WHAT YOU HAVE TO DO: Where does the word "htask" show up in the records? Copy every line that has it.

SOURCE DATA:
○ ○ ○

template <int WHICH, int JJ>
__device__ __forceinline__ void pn_job(const char* __restrict__ pn, int moff, int wave, int lane, f4* acc)
{
    constexpr JobPlan<WHICH> JP{};
    constexpr TJob J = JP.j[JJ];
    constexpr int s0 = JP.slot0[JJ];
    if (wave != J.wave) return;
    const int r = lane & 15, sq = lane >> 4;
    const char* ga = pn + (J.grow + r) * PN_RB + 16 * sq;
    f4 d0[J.nt], d1[J.nt];
#pragma unroll
    for (int k = 0; k < J.nt; ++k) { d0[k] = acc[s0 + k]; d1[k] = (f4)(0.f); }
#pragma unroll
    for (int b = 0; b < 4; ++b) {
        const bf8 ah = *reinterpret_cast<const bf8*>(ga + 64 * b);
        const bf8 am = *reinterpret_cast<const bf8*>(ga + moff + 64 * b);
#pragma unroll
        for (int k = 0; k < J.nt; ++k) {
            if (J.ch[k] < 0) {
                const bf8 one = __builtin_bit_cast(bf8, (u4v)(0x3f803f80u));
                d0[k] = mfma_b(ah, one, d0[k]);
                d1[k] = mfma_b(am, one, d1[k]);
            } else {
                const char* xb = pn + (J.xrow[k] + r) * PN_RB + 16 * sq;
                const bf8 xh = *reinterpret_cast<const bf8*>(xb + 64 * b);
                const bf8 xm = *reinterpret_cast<const bf8*>(xb + moff + 64 * b);
                d0[k] = mfma_b(ah, xh, d0[k]);
                d1[k] = mfma_b(am, xm, d1[k]);
                d0[k] = mfma_b(ah, xm, d0[k]);
                d1[k] = mfma_b(am, xh, d1[k]);
            }
        }
    }
#pragma unroll
    for (int k = 0; k < J.nt; ++k) acc[s0 + k] = d0[k] + d1[k];
}
template <int WHICH, int J0, int... Is>
__device__ __forceinline__ void pn_jobs_seq(const char* __restrict__ pn, int moff, int wave, int lane, f4* acc, std::integer_sequence<int, Is...>)
{
    (pn_job<WHICH, J0 + Is>(pn, moff, wave, lane, acc), ...);
}
template <int WHICH, int PH>
__device__ __forceinline__ void pn_phase_jobs(const char* __restrict__ pn, int moff, int wave, int lane, f4* acc)
{
    constexpr JobPlan<WHICH> JP{};
    pn_jobs_seq<WHICH, JP.first[PH]>(pn, moff, wave, lane, acc, std::make_integer_sequence<int, JP.first[PH + 1] - JP.first[PH]>{});
}
template <int WHICH, int JJ, bool SKIP_DB>
__device__ __forceinline__ void pn_job_flush(float* __restrict__ g_dec, int wave, int lane, const f4* acc)
{
    constexpr JobPlan<WHICH> JP{};
    constexpr TrainPlan<WHICH> plan{};
    constexpr TJob J = JP.j[JJ];
    constexpr int s0 = JP.slot0[JJ];
    if (wave != J.wave) return;
    const int x = lane & 15, g = lane >> 4;
#pragma unroll
    for (int k = 0; k < J.nt; ++k) {
        const TrainPhase P = plan.p[J.ph[k]];
        if (SKIP_DB && J.ph[k] == TrainPlan<WHICH>::P_DB) continue;
        const bool rs = J.ch[k] < 0;
#pragma unroll
        for (int i = 0; i < 4; ++i) {
            const int o = 16 * J.rt + 4 * g + i;
            const float v = acc[s0 + k][i];
            if (o < P.rows) {
                if (rs) { if (x == 0) g_dec[P.b_base + o] = v; }
                else if (16 * J.ch[k] + x < P.cols_total) g_dec[P.w_base + o * P.ld + P.col0 + 16 * J.ch[k] + x] = v;
            }
        }
    }
}
template <int WHICH, bool SKIP_DB, int... Is>
__device__ __forceinline__ void pn_jobs_flush_all(float* __restrict__ g_dec, int wave, int lane, const f4* acc, std::integer_sequence<int, Is...>)
{
    (pn_job_flush<WHICH, Is, SKIP_DB>(g_dec, wave, lane, acc), ...);
}

template <int WHICH, bool RAYS>
__device__ __forceinline__ void decode_bwd_train_m_body(const DecArgs& A, int bid, int nb)
{
    static_assert(WHICH == 1 || WHICH == 3, "merged-phase body: middle and colour decoders");
    constexpr int CQ = 2;
    constexpr int OD = WHICH == 3 ? 4 : 1;
    typedef TrainPlan<WHICH> PL;
    constexpr PL plan{};
    extern __shared__ __attribute__((aligned(16))) f4 smem[];
    const int wave = __builtin_amdgcn_readfirstlane(threadIdx.x >> 6), lane0 = threadIdx.x & 63;
    int lane = lane0, j = lane & 15, g = lane >> 4;
    float* smf = reinterpret_cast<float*>(smem);
    char* pn = reinterpret_cast<char*>(smf + PM_IMG_F);
    constexpr int PM = PM_ROWS * PN_RB;
    float* scratch = smf + PM_IMG_F + wave * 1056;
    static_assert(8 * 1056 * 4 <= PM_E * PN_RB, "scatter scratch must end before the E rows");
    const h8* imgh = reinterpret_cast<const h8*>(smem);
    const f4* gimg_e = reinterpret_cast<const f4*>(A.bimg16) + (size_t)MlpBwdImgH::W0ET * 2 * 1024 / 16;
    constexpr int EIMG_F4 = 12 * 2 * 1024 / 16;
    static_assert(EIMG_F4 == 3 * 512 && EIMG_F4 * 16 <= (PM_E - PM_G2) * PN_RB, "e-part image: three float4 per thread, inside plane H of rows 32..127");
    f4* eimg = reinterpret_cast<f4*>(pn + PM_G2 * PN_RB);
    const h8* eimgh = reinterpret_cast<const h8*>(eimg);
    const float* Wo = smf + PM_IMG_FRAG_F;
    const float* Bm = Wo + 128;

    constexpr JobPlan<WHICH> JP{};
    f4 acc[JP.nslots];
#pragma unroll
    for (int k = 0; k < JP.nslots; ++k) acc[k] = (f4)(0.f);

    const int ntasks = (A.M + 15) >> 4;
    const int iters = tiles_per_wave(ntasks, nb * 8);
    const bool scat = (A.flags & 1u) && A.grid.g;
    struct Staged { SampleRaw r; float px, py, pz; int mm; bool valid; f4 gr; f4 xc[CQ]; f4 h4[2]; unsigned long long mask; } nx;
    auto task_of = [&](int it_) { return tile_of(it_, bid * 8 + wave, nb * 8); };
    auto slot_of = [&](int it_) { return task_of(it_) * 16 + j; };
    auto stage_a = [&](int it_, int mm, Staged& S_) {
        const int task = task_of(it_);
        const int slot = task * 16 + j;
        S_.valid = slot < A.M;
        S_.mm = mm;
        sample_load(A, mm, S_.r);
        S_.gr = ld32<f4>(A.g_raw, (unsigned)mm * 16u);
        const int tk = min(task, ntasks - 1);
        S_.mask = ld32<unsigned long long>(A.masks, ((unsigned)min(slot, A.M - 1) * 4u + (unsigned)g) * 8u);
        S_.h4[0] = A.hsave[((size_t)tk * 10 + 8) * 64 + lane]; S_.h4[1] = A.hsave[((size_t)tk * 10 + 9) * 64 + lane];
    };
    Tri Tn; GatherRaw GR;
    auto stage_b1 = [&](Staged& S_) {
        sample_finish(A, S_.r, S_.px, S_.py, S_.pz);
        tri_setup(A.grid, A.bound, S_.px, S_.py, S_.pz, Tn);
        tri_gather_issue(A.grid, Tn, g, GR);
    };
    auto stage_b2 = [&](Staged& S_) { tri_gather_reduce(Tn, GR, S_.xc[0], S_.xc[1]); };
    int mm_next = 0;
    {
        const f4* src = reinterpret_cast<const f4*>(A.bimg16);
        constexpr int K0 = (PM_IMG_FRAG_F / 4 + 511) / 512;
        ImgRegs<K0> ir0; ImgRegs<1> ir1;
        const int mm0 = slot_sample(A, slot_of(0));
        image_issue<512>(ir0, src, PM_IMG_FRAG_F / 4);
        image_issue<512>(ir1, src + MlpBwdImgH::P_WO / 4, (128 + 288) / 4);
        if (iters > 0) stage_a(0, mm0, nx);
        image_commit<512>(smem, ir0, src, PM_IMG_FRAG_F / 4);
        image_commit<512>(smem + PM_IMG_FRAG_F / 4, ir1, src + MlpBwdImgH::P_WO / 4, (128 + 288) / 4);
        __syncthreads();
        if (iters > 0) { stage_b1(nx); stage_b2(nx); mm_next = slot_sample(A, slot_of(1)); }
    }
    asm volatile("" : "+v"(nx.h4[0]), "+v"(nx.h4[1]), "+v"(nx.gr), "+v"(nx.mask), "+v"(mm_next));
    f4 accB[2] = {(f4)(0.f), (f4)(0.f)};
    (void)accB;
    for (int it = 0; it < iters; ++it) {
        asm volatile("" ::: "memory");
        lane = lane0; asm volatile("" : "+v"(lane)); j = lane & 15; g = lane >> 4;
        if (it > 0) lds_barrier();
        const bool valid = nx.valid;
        float px = nx.px, py = nx.py, pz = nx.pz, zz = A.pts ? 0.f : nx.r.z; const int n = A.pts ? 0 : ray_of(A, nx.mm);
        (void)zz; (void)n;
        float gout[OD];
        {
            f4 gr = nx.gr;
            if (!valid) gr = (f4)(0.f);
            if constexpr (OD == 4) { gout[0] = gr[0]; gout[1] = gr[1]; gout[2] = gr[2]; gout[3] = 0.f; }
            else gout[0] = gr[3];
        }
        f4 go;
#pragma unroll
        for (int i = 0; i < 4; ++i) go[i] = (4 * g + i) < OD ? gout[(4 * g + i) < OD ? (4 * g + i) : 0] : 0.f;
        const float us = chain_scale<OD>(gout);
        const unsigned long long mask = nx.mask;
        const int htask = min(task_of(it), ntasks - 1);
        f4 hq[5][2];
        hq[4][0] = nx.h4[0]; hq[4][1] = nx.h4[1];
        auto load_h = [&](auto KC) {
            constexpr int k = decltype(KC)::value;
            const f4* src = A.hsave + ((size_t)htask * 10 + 2 * k) * 64 + lane;
            hq[k][0] = src[0]; hq[k][1] = src[64];
        };
        load_h(std::integral_constant<int, 3>{});
        {
            f4 xe[6], dummy[6];
            embed<false>(Bm, g, px, py, pz, xe, dummy);
#pragma unroll
            for (int q = 0; q < 6; ++q) pn_put(pn, PM, PM_E + 16 * q, wave, lane, xe[q]);
        }
        pn_put(pn, PM, PM_XC, wave, lane, nx.xc[0]);
        pn_put(pn, PM, PM_XC + 16, wave, lane, nx.xc[1]);
        f4 gh[2];
#pragma unroll
        for (int r = 0; r < 2; ++r)
#pragma unroll
            for (int i = 0; i < 4; ++i) {
                float s = 0.f;
#pragma unroll
                for (int o = 0; o < OD; ++o) s += Wo[32 * o + 16 * r + 4 * g + i] * gout[o];
                gh[r][i] = s;
            }
        {
            pn_put(pn, PM, PM_G1, wave, lane, go);
            pn_put(pn, PM, PM_XH, wave, lane, hq[4][0]);
            pn_put(pn, PM, PM_XH + 16, wave, lane, hq[4][1]);
            lds_barrier();
            pn_phase_jobs<WHICH, JobPlan<WHICH>::PH_OUT>(pn, PM, wave, lane, acc);
            lds_barrier();
        }
        f4 gc[2] = {(f4)(0.f), (f4)(0.f)};
        H2 xa3, xa;
        auto layer = [&](auto LC) {
            constexpr int l = decltype(LC)::value;
            if constexpr (l >= 2) load_h(std::integral_constant<int, l - 2>{});
            const Mask4 RM = relu_mask_dwords(mask, l);
            {
                const H2 xg = split_block_h(gh[0], gh[1]);
                f4 gl[2] = {(f4)(0.f), (f4)(0.f)};
                gemm_h(imgh, MlpBwdImgH::FT(l), lane, xg, gc, gl);
                gc[0] += gl[0] * (1.f / NSK_H16_SCALE); gc[1] += gl[1] * (1.f / NSK_H16_SCALE);
                xa = mask_block_h4(xg, RM);
            }
            pn_put_masked(pn, PM, PM_G1, PM_G2, wave, lane, gh[0], us, RM.d[0], RM.d[1]);
            pn_put_masked(pn, PM, PM_G1 + 16, PM_G2 + 16, wave, lane, gh[1], us, RM.d[2], RM.d[3]);
            if constexpr (l >= 1) {
                constexpr int k = l == 3 ? 2 : l - 1;
                pn_put(pn, PM, PM_XH, wave, lane, hq[k][0]);
                pn_put(pn, PM, PM_XH + 16, wave, lane, hq[k][1]);
            }
            lds_barrier();
            pn_phase_jobs<WHICH, 1 + (4 - l)>(pn, PM, wave, lane, acc);
            lds_barrier();
            if constexpr (l == 3) xa3 = xa;
            if constexpr (l >= 1) {
                f4 ghn[2] = {(f4)(0.f), (f4)(0.f)}, ghl[2] = {(f4)(0.f), (f4)(0.f)};
                gemm_h(imgh, MlpBwdImgH::WT(l), lane, xa, ghn, ghl);
                gh[0] = ghn[0] + ghl[0] * (1.f / NSK_H16_SCALE); gh[1] = ghn[1] + ghl[1] * (1.f / NSK_H16_SCALE);
            }
        };
        layer(std::integral_constant<int, 4>{});
        layer(std::integral_constant<int, 3>{});
        layer(std::integral_constant<int, 2>{});
        layer(std::integral_constant<int, 1>{});
        f4 ecp[3];
#pragma unroll
        for (int u = 0; u < 3; ++u) ecp[u] = gimg_e[u * 512 + (int)threadIdx.x];
        layer(std::integral_constant<int, 0>{});
#pragma unroll
        for (int u = 0; u < 3; ++u) eimg[u * 512 + (int)threadIdx.x] = ecp[u];
        lds_barrier();
        gc[0] *= us; gc[1] *= us;
        float gp[3] = {0.f, 0.f, 0.f};
        Tri T;
        f4 ge[6];
        if constexpr (!RAYS) {
            if (it + 1 < iters) { stage_a(it + 1, mm_next, nx); mm_next = slot_sample(A, slot_of(it + 2)); }
            gemm_e2T_lds(eimgh, lane, xa3, xa, ge);
            stage_b1(nx);
            float* xch = reinterpret_cast<float*>(pn + PM + PM_G1 * PN_RB) + wave * 64;
            if (g == 0) *reinterpret_cast<f4*>(xch + 4 * j) = (f4){px, py, pz, valid ? us : 0.f};
            asm volatile("s_waitcnt lgkmcnt(0)" ::: "memory");
            const int nb3 = j / 3, nc = j - 3 * nb3;
            unsigned ph01, pm01, ph23, pm23;
            f4 sp[4];
#pragma unroll
            for (int i = 0; i < 4; ++i) sp[i] = *reinterpret_cast<const f4*>(xch + 4 * (4 * g + i));
            {
                float pv[4];
#pragma unroll
                for (int i = 0; i < 4; ++i) pv[i] = (nc == 0 ? sp[i][0] : (nc == 1 ? sp[i][1] : sp[i][2])) * sp[i][3];
                split2_pair(pv[0], pv[1], ph01, pm01); split2_pair(pv[2], pv[3], ph23, pm23);
            }
#pragma unroll
            for (int q = 0; q < 6; ++q) {
                const int f = 16 * q + j;
                const float b0 = Bm[f], b1 = Bm[96 + f], b2 = Bm[192 + f];
                float gs[4];
#pragma unroll
                for (int i = 0; i < 4; ++i) {
                    const float s = add_rn(add_rn(mul_rn(sp[i][0], b0), mul_rn(sp[i][1], b1)), mul_rn(sp[i][2], b2));
                    const float cv = __builtin_amdgcn_cosf(nsk_rev(s));
                    gs[i] = f < NSK_E ? ge[q][i] * cv : 0.f;
                }
                unsigned ah01, am01, ah23, am23;
                split2_pair(gs[0], gs[1], ah01, am01); split2_pair(gs[2], gs[3], ah23, am23);
                const bool on = nb3 == (q % 5);
                const unsigned bh01 = on ? ph01 : 0u, bh23 = on ? ph23 : 0u, bm01 = on ? pm01 : 0u, bm23 = on ? pm23 : 0u;
                f4& d = accB[q / 5];
                d = mfma_bf16_k16(ah01, ah23, bh01, bh23, d);
                d = mfma_bf16_k16(ah01, ah23, bm01, bm23, d);
                d = mfma_bf16_k16(am01, am23, bh01, bh23, d);
                d = mfma_bf16_k16(am01, am23, bm01, bm23, d);
            }
            tri_setup(A.grid, A.bound, px, py, pz, T);
        } else {
#pragma unroll
            for (int q = 0; q < 6; ++q) ge[q] = (f4)(0.f);
            gemm_e2_lds(eimgh, lane, xa3, xa, ge);
            if (it + 1 < iters) { stage_a(it + 1, mm_next, nx); mm_next = slot_sample(A, slot_of(it + 2)); }
            tri_setup(A.grid, A.bound, px, py, pz, T);
            {
                f4 e2[6], xcos[6];
                embed<true>(Bm, g, px, py, pz, e2, xcos);
#pragma unroll
                for (int q = 0; q < 6; ++q) ge[q] *= xcos[q];
            }
            {
                f4 pq;
#pragma unroll
                for (int i = 0; i < 4; ++i) { int row = 4 * g + i; pq[i] = !valid ? 0.f : (row == 0 ? px : (row == 1 ? py : (row == 2 ? pz : 0.f))); }
                pn_put(pn, PM, PM_G1, wave, lane, pq, us);
#pragma unroll
                for (int q = 0; q < 6; ++q) pn_put(pn, PM, PM_E + 16 * q, wave, lane, ge[q]);
                stage_b1(nx);
                lds_barrier();
                pn_phase_jobs<WHICH, JobPlan<WHICH>::PH_DB>(pn, PM, wave, lane, acc);
                lds_barrier();
            }
        }
        if constexpr (RAYS) {
#pragma unroll
            for (int q = 0; q < 6; ++q) {
                f4 b0 = *reinterpret_cast<const f4*>(Bm + 16 * q + 4 * g);
                f4 b1 = *reinterpret_cast<const f4*>(Bm + 96 + 16 * q + 4 * g);
                f4 b2 = *reinterpret_cast<const f4*>(Bm + 192 + 16 * q + 4 * g);
#pragma unroll
                for (int i = 0; i < 4; ++i) { gp[0] += ge[q][i] * b0[i]; gp[1] += ge[q][i] * b1[i]; gp[2] += ge[q][i] * b2[i]; }
            }
            gp[0] *= us; gp[1] *= us; gp[2] *= us;
            tri_grad_p(A.grid, T, g, gc, gp);
#pragma unroll
            for (int k = 0; k < 3; ++k) { gp[k] += __shfl_xor(gp[k], 16); gp[k] += __shfl_xor(gp[k], 32); }
            if (A.g_rays_o) {
                const int n0 = __builtin_amdgcn_readfirstlane(n);
                if (__builtin_amdgcn_ballot_w64(valid && n != n0) == 0ull) {
                    float a[6];
#pragma unroll
                    for (int k = 0; k < 3; ++k) { a[k] = valid ? gp[k] : 0.f; a[3 + k] = valid ? gp[k] * zz : 0.f; }
#pragma unroll
                    for (int o = 1; o < 16; o <<= 1)
#pragma unroll
                        for (int k = 0; k < 6; ++k) a[k] += __shfl_xor(a[k], o);
                    if (lane == 0) {
#pragma unroll
                        for (int k = 0; k < 3; ++k) { atomicAdd(A.g_rays_o + 3 * n0 + k, a[k]); atomicAdd(A.g_rays_d + 3 * n0 + k, a[3 + k]); }
                    }
                } else if (g == 0 && valid) {
#pragma unroll
                    for (int k = 0; k < 3; ++k) {
                        atomicAdd(A.g_rays_o + 3 * n + k, gp[k]);
                        atomicAdd(A.g_rays_d + 3 * n + k, gp[k] * zz);
                    }
                }
            }
        }
        stage_b2(nx);
        asm volatile("" : "+v"(nx.h4[0]), "+v"(nx.h4[1]), "+v"(nx.gr), "+v"(nx.mask), "+v"(mm_next), "+v"(nx.xc[0]), "+v"(nx.xc[1]));
        if (scat) {
            if (A.flags & 0x8000u) {
                for (int w = 0; w < 8; ++w) { if (wave == w) { scatter_tile(A.grid, T, gc, lane, valid, scratch); asm volatile("s_waitcnt vmcnt(0)" ::: "memory"); } __syncthreads(); }
            } else scatter_tile(A.grid, T, gc, lane, valid, scratch);
        }
    }
    float* slab = A.g_dec + (size_t)bid * ((plan_total<WHICH>() + 3) & ~3);
    pn_jobs_flush_all<WHICH, !RAYS>(slab, wave, lane, acc, std::make_integer_sequence<int, JobPlan<WHICH>::NJ>{});
    if constexpr (!RAYS) {
        __syncthreads();
        f4* red = reinterpret_cast<f4*>(pn);
        red[(wave * 2 + 0) * 64 + lane] = accB[0]; red[(wave * 2 + 1) * 64 + lane] = accB[1];
        __syncthreads();
        if (threadIdx.x < 128) {
            const int a = threadIdx.x >> 6;
            f4 v = red[a * 64 + lane];
#pragma unroll
            for (int w = 1; w < 8; ++w) v += red[(w * 2 + a) * 64 + lane];
            constexpr TrainPhase P = plan.p[PL::P_DB];
            const int q = a == 0 ? j / 3 : 5, k = j - 3 * (j / 3);
            if (a == 0 ? j < 15 : j < 3) {
#pragma unroll
                for (int i = 0; i < 4; ++i) {
                    const int f = 16 * q + 4 * g + i;
                    if (f < NSK_E) slab[P.w_base + k * P.ld + f] = v[i];
                }
            }
        }
    }
}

○ ○ ○

YOUR RESPONSE:
        const int htask = min(task_of(it), ntasks - 1);
            const f4* src = A.hsave + ((size_t)htask * 10 + 2 * k) * 64 + lane;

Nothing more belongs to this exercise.